I also checked Wikipedia and didn’t find anything about URL canonicalization. I decided to create a page about it and added a reference to it from the web crawler page. That was the first page I ever created on Wikipedia. Proverbs 25:2 – “It is the glory of God to conceal a thing; but the glory of kings is to search out a matter.” I’m no king, but I think God actually delights in our effort to learn about the great world He has created, and I appreciate Wikipedia providing a unique resource for us to consolidate and share our learning.
Sunday, April 02, 2006
Warrick reconstructs JaysRomanHistory.com
A couple of quotes from their site:
Welcome! This website has been put back on the Internet by friends of Jay King, the original author, who died unexpectedly in 2005. We didn't want Jay's excellent reference site to be lost forever because it no longer had a home on the Internet at SJSU.
and
This site has been selected as a valuable educational Internet resource for Discovery Channel School.
Update on 4/30/06:
This week I received an email from a Carter R., a webmaster who had used Warrick back in Jan 2006 to reconstruct two of his sites when the hard drive of his personally-maintained web server crashed:
http://dckickball.org/
http://cubanlinks.org/
He writes about using Warrick in his blog entries:
http://cubanlinks.org/blog/articles/2006/01/17/im-back-sort-of
http://cubanlinks.org/blog/articles/2006/01/20/getting-there
From Carter's blog:
One bright spot has been the recovery of my content via a tool called Warrick that uses various caching services and APIs from Google, Yahoo, the Internet Archive and others to reconstruct lost websites. So far, I’ve recovered posts for Cubanlinks going all the way back to its first post in 2002...Although Warrick wasn't able to recover all of Carter's websites, he seemed pretty thankful for what he was able to get back:
... I’ll describe the rebuilding process in more detail as I go along. The main point that I want to get across is this: BACK UP YOUR DATA!. The shock of losing a year’s worth of blood and sweat (regarding the code that powered DCKickball) still has yet to fully sink in. Don’t pull a Carter.

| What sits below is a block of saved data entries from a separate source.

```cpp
extern "C" {
// ... 86 lines not shown
                      int ncomp, const double* const* Zpp, const double* const* Zmp, long long z_stride, const double* fcomp,
                      int toa, const int* layer_coupling, void* stream) {
  return run_layer<double>(run, ndoubl, dtau, varpi, tau_sum, F0, ncomp, Zpp, Zmp, z_stride, fcomp, toa, layer_coupling, stream);
}
int vsm_run_layer_f32(vsm_run* run, int ndoubl, const float* dtau, const float* varpi, const float* tau_sum, const float* F0,
                      int ncomp, const float* const* Zpp, const float* const* Zmp, long long z_stride, const float* fcomp,
                      int toa, const int* layer_coupling, void* stream) {
  return run_layer<float>(run, ndoubl, dtau, varpi, tau_sum, F0, ncomp, Zpp, Zmp, z_stride, fcomp, toa, layer_coupling, stream);
}

int vsm_run_export_f64(vsm_run* run, const vsm_composite_f64* comps, void* stream) {
  return run_convert<double, vsm_composite_f64, false>(run, comps, stream);
}
int vsm_run_export_f32(vsm_run* run, const vsm_composite_f32* comps, void* stream) {
  return run_convert<float, vsm_composite_f32, false>(run, comps, stream);
}
int vsm_run_import_f64(vsm_run* run, const vsm_composite_f64* comps, void* stream) {
  return run_convert<double, vsm_composite_f64, true>(run, comps, stream);
}
int vsm_run_import_f32(vsm_run* run, const vsm_composite_f32* comps, void* stream) {
  return run_convert<float, vsm_composite_f32, true>(run, comps, stream);
}

int vsm_stokes_coupling_f64(int N, int n_stokes, int nblocks, const double* Zpp, const double* Zmp, int* mask_d, void* stream) {
  return stokes_coupling<double>(N, n_stokes, nblocks, Zpp, Zmp, mask_d, stream);
}
int vsm_stokes_coupling_f32(int N, int n_stokes, int nblocks, const float* Zpp, const float* Zmp, int* mask_d, void* stream) {
  return stokes_coupling<float>(N, n_stokes, nblocks, Zpp, Zmp, mask_d, stream);
}

}

#endif
```

Before: 26440 spectral-points/s.

## Skip surface interaction and matrix export for zero-transmission Lambertian moments

For Fourier moments m>=1 with a Lambertian surface, the surface layer is identically zero, so the surface interaction and the export of the composite R/T matrices are skipped. A new sources-only export kernel copies just J0+ and J0-, and the full matrix export runs only for moments that still need it. The skipped composites are flagged stale so any later read of their matrices raises an error. This avoids N×N matrix copies and a surface interaction per spectral point for m=1,2, at the cost of extra state-tracking complexity.

Result: no change. 26660 spectral-points/s (median of 6 runs) (+0.8%).

```diff
diff --git a/include/vsmartmom_hip.h b/include/vsmartmom_hip.h
--- a/include/vsmartmom_hip.h
+++ b/include/vsmartmom_hip.h
@@ -380,6 +380,10 @@
 int vsm_run_export_f32(vsm_run* run, const vsm_composite_f32* comps, void* stream);
 int vsm_run_import_f64(vsm_run* run, const vsm_composite_f64* comps, void* stream);
 int vsm_run_import_f32(vsm_run* run, const vsm_composite_f32* comps, void* stream);
+int vsm_run_export_sources_f64(vsm_run* run, const vsm_composite_f64* comps, void* stream);
+int vsm_run_export_sources_f32(vsm_run* run, const vsm_composite_f32* comps, void* stream);
+int vsm_run_export_moment_f64(vsm_run* run, int im, const vsm_composite_f64* comp, void* stream);
+int vsm_run_export_moment_f32(vsm_run* run, int im, const vsm_composite_f32* comp, void* stream);
 int vsm_run_zw_tail(vsm_run* run);
 int vsm_run_view_rows(vsm_run* run, int nrows, const int* rows_h);
 int vsm_run_view_block(const vsm_run* run, int block, int* im, int* n, int* nv, int* local_rows);
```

It’s unclear how many posts never got recovered with Warrick in the first place. Eyeballing it, I’d say I have at least 80% of my posts. And you know what? I’ll take that.These sites are definitely the first to be reconstructed with Warrick without my help.
Saturday, April 01, 2006
Wikipedia, the study aid
In preparation for the exam, I have come to realize just how invaluable Wikipedia is for a study tool. I’ve also become somewhat addicted to updating resources in my field of study. I recently updated entries on digital libraries, OAI-PMH, and digital preservation. I also found a comprehensive section on the Churches of Christ; I’m a member of this church and learned some things I never even knew about it!